Unfortunately in export markets Amontillado is still
often understood as medium due to the sweetening in the past of mass market
wines, many of which contained very little genuine Amontillado, often being blends
of sweetened Olorosos. Luckily the Reglamento was amended in 2012 and bodegas are
only permitted to use the word Amontillado for genuine dry Amontillado wines. Medium
wines must use expressions like “Medium” or “a bIend of Amontillado and..” Natural
Amontillado is a dry wine with 0-5 g/l sugars, where a Medium contains from
5-115 g/l.
The complexity of Amontillado stems from the
fact that it is aged twice. It starts life as a Fino or Manzanilla ageing under
flor, and it is the effect of this flor which provides a good deal of the
character in the finished wine, which will have much less glycerine than an
Oloroso and much more acetaldehyde, giving it its crispness and elegance.

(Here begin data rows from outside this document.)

int finish_or_redo(lgs_ctx* c, bool oz_used, int& zb, bool& redo, bool early = false) {
    redo = false;
    unsigned int fw[lgs::kFlagWords];
    if (early) {
        HIP_TRY(hipEventSynchronize(c->fw_ev));
        memcpy(fw, c->fw_host, sizeof(fw));
    } else {
        HIP_TRY(hipStreamSynchronize(c->stream));
        HIP_TRY(hipMemcpy(fw, c->flags.p, sizeof(fw), hipMemcpyDeviceToHost));
    }
    if (!(fw[0] & lgs::kAbortMask)) return finish(c, fw, early);
    c->pending_i8.clear();
    c->i8_dev_replay = false;
    for (auto& t : c->pending) {
        c->pool.push_back(t.a);
        c->pool.push_back(t.b);
    }
    c->pending.clear();
    c->n_fallback += 1;
    c->n_resolved += fw[kFlagWordCheckpoint];
    if (fw[0] & lgs::kFlagOverflow16) {
        if (zb == 2) c->zint = 4;
        if (oz_used) c->oz_off = true;
    }
    if (fw[0] & lgs::kFlagCarry16) c->zint = 4;
    if (zb == 2) zb = c->zint;
    HIP_TRY(hipMemsetAsync(c->flags.p, 0, 4 * lgs::kFlagWords, c->stream));
    redo = true;
    return LGS_OK;
}

int reset_flags(lgs_ctx* c) {
    int rc = c->flags.reserve(4 * lgs::kFlagWords);
    if (rc) return rc;
    c->resolved_seen = 0;
    HIP_TRY(hipMemsetAsync(c->flags.p, 0, 4 * lgs::kFlagWords, c->stream));
    return LGS_OK;
}

lgs::KleinArgs base_args(lgs_ctx* c, uint64_t seed) {
    lgs::KleinArgs a{};
    const double* co = c->coord.as<double>();
    const int64_t d = c->d;
    a.d = (int)d;
    a.precision = c->precision;
    a.linear_probs = (c->basis_flags & LGS_BASIS_LINEAR_PROBS) ? 1 : 0;
    a.cp = co;
    a.rii = co + d;
    a.sig = co + 2 * d;
    a.sig_ref = co + 3 * d;
// ... 101 lines not shown
    if (zb == 2) {
        c->zint = 4;
        zb = 4;
    }
    if (oz) c->oz_off = true;
    c->hist.Z = nullptr;
    rc = run_klein(c, a, exact, wl, zb, Z, oz);
    if (oz_out) *oz_out = oz;
    return rc;
}

int run_bz_fp64(lgs_ctx* c, const BzCall& b) {
    Scope s(c, 1);
    HIP_TRY(lgs::launch::bz(b.Z, b.zb, b.ldz, b.sel, c->BT.as<double>(), (int)c->d, b.n, b.V, c->d, b.rb,
                            b.rstride, b.roff, c->stream));
    if (b.VN) HIP_TRY(lgs::launch::vnorm2_rows(b.V, (int)c->d, b.vn_n, b.rb, b.rstride, b.roff, b.VN, c->stream));
    return LGS_OK;
}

Traditionally an Amontillado evolved from a Fino or Manzanilla in which the
flor had begun to wane and oxidation had begun in a slow but inexorable process
which could easily last for decades. Because of these Fino or Manzanilla
origins, a young Amontillado in its natural state is completely dry with no
more than 1 g/l of sugars.
Once the wine is ageing oxidatively, slow
transpiration will bring about the loss of a little water in the wine and with
it a gentle increase in glycerine and alcohol content, which gives the wine its
roundness. It is this phase which also provides the delightful hazelnut aroma
which so characterises an Amontillado. Further complexity derives from
interaction with the wood and the air during sometimes very long periods. There
is a wide variation in style, much depending on the ratio of how long the wine
spent under flor versus how long it spent ageing oxidatively. The longer under flor and
the shorter under air the lighter and vice-versa. Much obviously depends on the
final age of the wine.
Tradition is one thing, but commercial
expediency is another. Amontillados can no longer be allowed to just happen
naturally taking all the time they want. For centuries butts of Sherry took
their time and developed as they saw fit, meaning that a multitude of different
wines evolved. The only way to exercise any control was the use of
fortification and the solera system, and once fortified to the right level and
in a solera a wine’s character could be fixed.
The method generally employed now is that a
Fino or Manzanilla will be aged under flor for anything between three to eight,
years before being fortified to around 17ᴼ which kills the flor and allows the
wine to begin the oxidative phase of its ageing which will be developed in a Fino-Amontillado
solera and/or an Amontillado solera. Fino-Amontillado will normally be sold
anywhere from 6 to 12 years old, while Amontillado will rarely be sold younger
than 12 years old. A highly debatable and fascinating topic is at what precise
point the wine ceases to be Fino or Manzanilla and become Fino-Amontillado or
Manzanilla Pasada/Amontillada, and at what precise point does that become
Amontillado. There are as many opinions as wines, and one of the joys of this
ever-evolving style of Sherry is the sheer variety available.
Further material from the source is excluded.